What is information?
Information is data that has been put into context such that it has value and you could use it to make meaningful decisions. Data without context isn’t very helpful.
As dashboards and other data-heavy applications become increasingly common, so do the use of data visualizations to make information out of that data. This is partly due to their being attractive and largely due to their ability to communicate trends, draw comparisons, and highlight relationships between different variables quickly and efficiently.
Even if you are not a statistician you have probably seen many data visualizations in news articles, on blogs or social media, and in your work life as well. As you become a frequent consumer of information through data visualizations and use them to make decisions and assessments in your personal and professional life, we would encourage you keep the following questions in mind. You can ask the following questions and be critical of the data visualizations you use in your decision making to ensure that you have the most complete and accurate picture informing you.
Who created/published this visualization?
When evaluating all of these questions you should bear this one in mind. We encourage you to consider the source. Does the publisher or creator of this data visualization stand to gain (or lose!) something if specific conclusion(s) are drawn from this visualization? If the honest answer is yes, then you should be extra critical of anything in the data visualization that makes the publisher/creator’s most self-interested outcome more attractive.
What data was omitted?
There is almost no case where the creator of a data visualization hasn’t omitted some factor(s) related to the visualization’s underlying subject matter. This is due to the fact that every factor you represent makes your visualization more complex, and you have to draw the line somewhere. However, it could also be due to a deliberate bias or desire to make a certain conclusion seem more attractive/likely than another. You should be extra critical of any related data you know is relevant but was omitted, and try to figure out why.

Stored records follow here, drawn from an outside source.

# hzi-bifo/Quasimodo

Hardware: AMD Instinct MI355X
Metric: variant TP/FP classifications/sec across all caller x sample VCFs (higher is better)
Workload: dtype int32; 1 GPU; BASELINE configs[2]: 1000 VCFs x 1 M SNPs/GPU, 5 Mb ref, 100000 truth keys, 256-bin ROC, sorted; vcfs_per_gpu=1000, records_per_vcf=1000000, parallelism=vcf-shard x1, collective=none

## Files before the change

quasimodo_amd/csrc/qmvt_kernels.hip:

```cpp
#include <type_traits>
#include <hip/hip_runtime.h>
#include <stdint.h>
#include <stdlib.h>
#include <string.h>

#include "qmvt_dev.h"

namespace qm {

template <typename T> __device__ __forceinline__ T ntl(const T* p) {
  return __builtin_nontemporal_load(p);
}
template <typename T> __device__ __forceinline__ void nts(T* p, T v) {
  __builtin_nontemporal_store(v, p);
}
__device__ __forceinline__ int lane_id() { return (int)(threadIdx.x & 63); }
__device__ __forceinline__ uint64_t ballot64(bool p) { return __ballot(p); }
__device__ __forceinline__ int popc64(uint64_t x) { return __popcll(x); }

__device__ __forceinline__ int qual_bin(float q, int n_bins) {
  if (!(q >= 0.0f)) return -1;
  if (q >= (float)n_bins) return n_bins - 1;
  return (int)q;
}

__device__ __forceinline__ bool is_snp(int r, int a) { return ((uint32_t)r < 4u) & ((uint32_t)a < 4u); }
__device__ __forceinline__ uint32_t pack_key(int p, int r, int a) {
  return ((uint32_t)p << 4) | ((uint32_t)r << 2) | (uint32_t)a;
}

__device__ __forceinline__ int lds_lower_bound(const uint32_t* __restrict__ k, int m, int top, uint32_t key) {
  int pos = 0;
  for (int step = top; step > 0; step >>= 1) {
    int idx = pos + step;
    int rd = idx <= m ? idx - 1 : m - 1;
    uint32_t v = k[rd];
    if (idx <= m && v < key) pos = idx;
  }
  return pos;
}


constexpr uint32_t I_BIN1 = 0x1ffu;
constexpr uint32_t I_PASS = 1u << 9;
constexpr uint32_t I_IDDOT = 1u << 10;
constexpr uint32_t I_NOKEY = 1u << 11;
constexpr uint32_t I_LIVE = 1u << 12;
constexpr uint32_t I_BADPOS = 1u << 13;
constexpr uint32_t I_KEPT = 1u << 16;
constexpr uint32_t I_IDDOT4 = 1u << 20;
constexpr uint32_t I_TPLINE = 1u << 24;

__device__ __forceinline__ void pack_record_nib(int p, bool alive, uint32_t nib, float q, uint32_t fl, int nb, uint32_t& key, uint32_t& inf) {
  const bool okpos = (uint32_t)p < (uint32_t)QM_POS_LIMIT_DEV;
  const bool live = okpos && alive;
  key = ((uint32_t)p << 4) | (live ? nib : 0u);
  inf = (live ? (uint32_t)(qual_bin(q, nb) + 1) : 0u) | ((fl & 7u) << 9) | (live ? I_LIVE : 0u) | (okpos ? 0u : I_BADPOS) |
        ((live && (fl & QMF_PASS)) ? I_KEPT : 0u) | ((fl & QMF_IDDOT) ? I_IDDOT4 : 0u) | ((live && (fl & QMF_TPLINE)) ? I_TPLINE : 0u);
}
__device__ __forceinline__ void pack_record(int p, uint32_t d, float q, uint32_t fl, int nb, uint32_t& key, uint32_t& inf) {
  d &= 0xffu;
  pack_record_nib(p, d < 16u, d, q, fl, nb, key, inf);
}
__device__ __forceinline__ void pack_record_ext(int p, int r, int a, float q, uint32_t fl, int nb, uint32_t& key, uint32_t& inf) {
  pack_record_nib(p, allele_valid(r) && allele_valid(a), allele_nib(r, a), q, fl, nb, key, inf);
}

__host__ __device__ inline uint32_t flag_info(uint32_t f) {
  return ((f & 7u) << 9) | I_LIVE | ((f & QMF_PASS) ? I_KEPT : 0u) | ((f & QMF_IDDOT) ? I_IDDOT4 : 0u) | ((f & QMF_TPLINE) ? I_TPLINE : 0u);
}

__device__ __forceinline__ void pack_record_fast(int p, uint32_t d, float q, uint32_t f4x4 , float nbm1f,
                                                 const uint32_t* flut, uint32_t& key, uint32_t& inf) {
  const bool live = ((uint32_t)p | (d << 24)) < (uint32_t)QM_POS_LIMIT_DEV;
  key = ((uint32_t)p << 4) | (live ? d : 0u);
  const float c = fminf(fmaxf(q, -1.0f), nbm1f);
  const uint32_t b1 = (uint32_t)((int)floorf(c) + 1);
  const uint32_t g = *reinterpret_cast<const uint32_t*>(reinterpret_cast<const char*>(flut) + f4x4);
  inf = live ? (b1 | g) : 0u;
}

__device__ __forceinline__ void pack_record_fast_ext(int p, int r, int a, float q, uint32_t f4x4, float nbm1f, const uint32_t* flut,
                                                     uint32_t& key, uint32_t& inf) {
  const uint32_t ur = (uint32_t)r, ua = (uint32_t)a;
  constexpr uint32_t VALID_BY_CLZ = 0xC000001Eu;
  const uint32_t ok = (VALID_BY_CLZ >> __builtin_clz(ur | 1u)) & (VALID_BY_CLZ >> __builtin_clz(ua | 1u)) & 1u;
  const bool live = ((uint32_t)p >> 28) < ok;
  const uint32_t nib = ((ur << 2) ^ ua ^ ((ur ^ ua) >> 4)) & 15u;
  key = ((uint32_t)p << 4) | (live ? nib : 0u);
  const float c = fminf(fmaxf(q, -1.0f), nbm1f);
  const uint32_t b1 = (uint32_t)((int)floorf(c) + 1);
  const uint32_t g = *reinterpret_cast<const uint32_t*>(reinterpret_cast<const char*>(flut) + f4x4);
  inf = live ? (b1 | g) : 0u;
}

struct Cols {
  const int32_t* pos;
  const int32_t* ref;
  const int32_t* alt;
  const float* qual;
  const uint8_t* flags;
  const uint8_t* anib;
  const uint32_t* pkey;
  const uint32_t* pinf;
};

template <bool PACKED> struct Raw4;
template <> struct Raw4<false> { int4 p, r, a; float4 q; uint32_t f, d; };
template <> struct Raw4<true> { uint4 k, i; int4 r, a; };

template <bool EXT>
__device__ __forceinline__ void load_raw(const Cols& C, int idx, Raw4<false>& R) {
  typedef int v4i __attribute__((ext_vector_type(4)));
  typedef float v4f __attribute__((ext_vector_type(4)));
  const v4i vp = __builtin_nontemporal_load(reinterpret_cast<const v4i*>(C.pos + idx));
  if (EXT) {
    const v4i vr = __builtin_nontemporal_load(reinterpret_cast<const v4i*>(C.ref + idx));
    const v4i va = __builtin_nontemporal_load(reinterpret_cast<const v4i*>(C.alt + idx));
    R.r = make_int4(vr.x, vr.y, vr.z, vr.w);
    R.a = make_int4(va.x, va.y, va.z, va.w);
  } else {
    R.d = __builtin_nontemporal_load(reinterpret_cast<const uint32_t*>(C.anib + idx));
  }
  const v4f vq = __builtin_nontemporal_load(reinterpret_cast<const v4f*>(C.qual + idx));
  R.p = make_int4(vp.x, vp.y, vp.z, vp.w);
  R.q = make_float4(vq.x, vq.y, vq.z, vq.w);
  R.f = __builtin_nontemporal_load(reinterpret_cast<const uint32_t*>(C.flags + idx));
}
template <bool EXT>
__device__ __forceinline__ void load_raw(const Cols& C, int idx, Raw4<true>& R) {
  typedef unsigned v4u __attribute__((ext_vector_type(4)));
  const v4u vk = __builtin_nontemporal_load(reinterpret_cast<const v4u*>(C.pkey + idx));
  const v4u vi = __builtin_nontemporal_load(reinterpret_cast<const v4u*>(C.pinf + idx));
  R.k = make_uint4(vk.x, vk.y, vk.z, vk.w);
  R.i = make_uint4(vi.x, vi.y, vi.z, vi.w);
  if (EXT) {
    R.r = *reinterpret_cast<const int4*>(C.ref + idx);
    R.a = *reinterpret_cast<const int4*>(C.alt + idx);
  }
}

struct In4 {
  uint32_t key[4], inf[4];
  int32_t r[4], a[4];
  uint32_t posor;
};

template <bool EXT>
__device__ __forceinline__ void unpack_raw(const Raw4<false>& R, int nb, In4& X, const uint32_t* flut) {
  const float nbm1f = (float)(nb - 1);
  if (!EXT) {
    pack_record_fast(R.p.x, R.d & 0xffu, R.q.x, (R.f << 2) & 0x3cu, nbm1f, flut, X.key[0], X.inf[0]);
    pack_record_fast(R.p.y, (R.d >> 8) & 0xffu, R.q.y, (R.f >> 6) & 0x3cu, nbm1f, flut, X.key[1], X.inf[1]);
    pack_record_fast(R.p.z, (R.d >> 16) & 0xffu, R.q.z, (R.f >> 14) & 0x3cu, nbm1f, flut, X.key[2], X.inf[2]);
    pack_record_fast(R.p.w, R.d >> 24, R.q.w, (R.f >> 22) & 0x3cu, nbm1f, flut, X.key[3], X.inf[3]);
  } else {
    pack_record_fast_ext(R.p.x, R.r.x, R.a.x, R.q.x, (R.f << 2) & 0x3cu, nbm1f, flut, X.key[0], X.inf[0]);
    pack_record_fast_ext(R.p.y, R.r.y, R.a.y, R.q.y, (R.f >> 6) & 0x3cu, nbm1f, flut, X.key[1], X.inf[1]);
    pack_record_fast_ext(R.p.z, R.r.z, R.a.z, R.q.z, (R.f >> 14) & 0x3cu, nbm1f, flut, X.key[2], X.inf[2]);
    pack_record_fast_ext(R.p.w, R.r.w, R.a.w, R.q.w, (R.f >> 22) & 0x3cu, nbm1f, flut, X.key[3], X.inf[3]);
    X.r[0] = R.r.x; X.r[1] = R.r.y; X.r[2] = R.r.z; X.r[3] = R.r.w;
    X.a[0] = R.a.x; X.a[1] = R.a.y; X.a[2] = R.a.z; X.a[3] = R.a.w;
  }
  X.posor = (uint32_t)R.p.x | (uint32_t)R.p.y | (uint32_t)R.p.z | (uint32_t)R.p.w;
}
template <bool EXT>
__device__ __forceinline__ void unpack_raw(const Raw4<true>& R, int, In4& X, const uint32_t*) {
  X.posor = 0u;
  if (EXT) {
    X.r[0] = R.r.x; X.r[1] = R.r.y; X.r[2] = R.r.z; X.r[3] = R.r.w;
    X.a[0] = R.a.x; X.a[1] = R.a.y; X.a[2] = R.a.z; X.a[3] = R.a.w;
  }
  X.key[0] = R.k.x; X.key[1] = R.k.y; X.key[2] = R.k.z; X.key[3] = R.k.w;
  X.inf[0] = R.i.x; X.inf[1] = R.i.y; X.inf[2] = R.i.z; X.inf[3] = R.i.w;
}
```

Do the colors make it hard to read or favor a certain conclusion?
Color Associations: Manipulation of your decisions can be embedded into a visualization down to the colors chosen to plot them. As an example, in western cultures we generally associate green with positive and red negative. We generally associate bright colors with happy things, green with money, etc. Consider if any potential desired conclusions by the creator are presented in colors with more positive associations than other data.
Color Scales: rainbow color scales, grayscale, light to dark, are common ways of communicating relative change between values. Be extra careful with rainbow scales. As humans our eyes are not well-equip to detect slight color changes in the green spectrum, which means that rainbow shading causes us to lose a lot of comparison ability through the entire middle of that scale. Below are examples of a mappings that use color scales to shade relative differences. In each case, the rainbow is the most difficult to detect detail.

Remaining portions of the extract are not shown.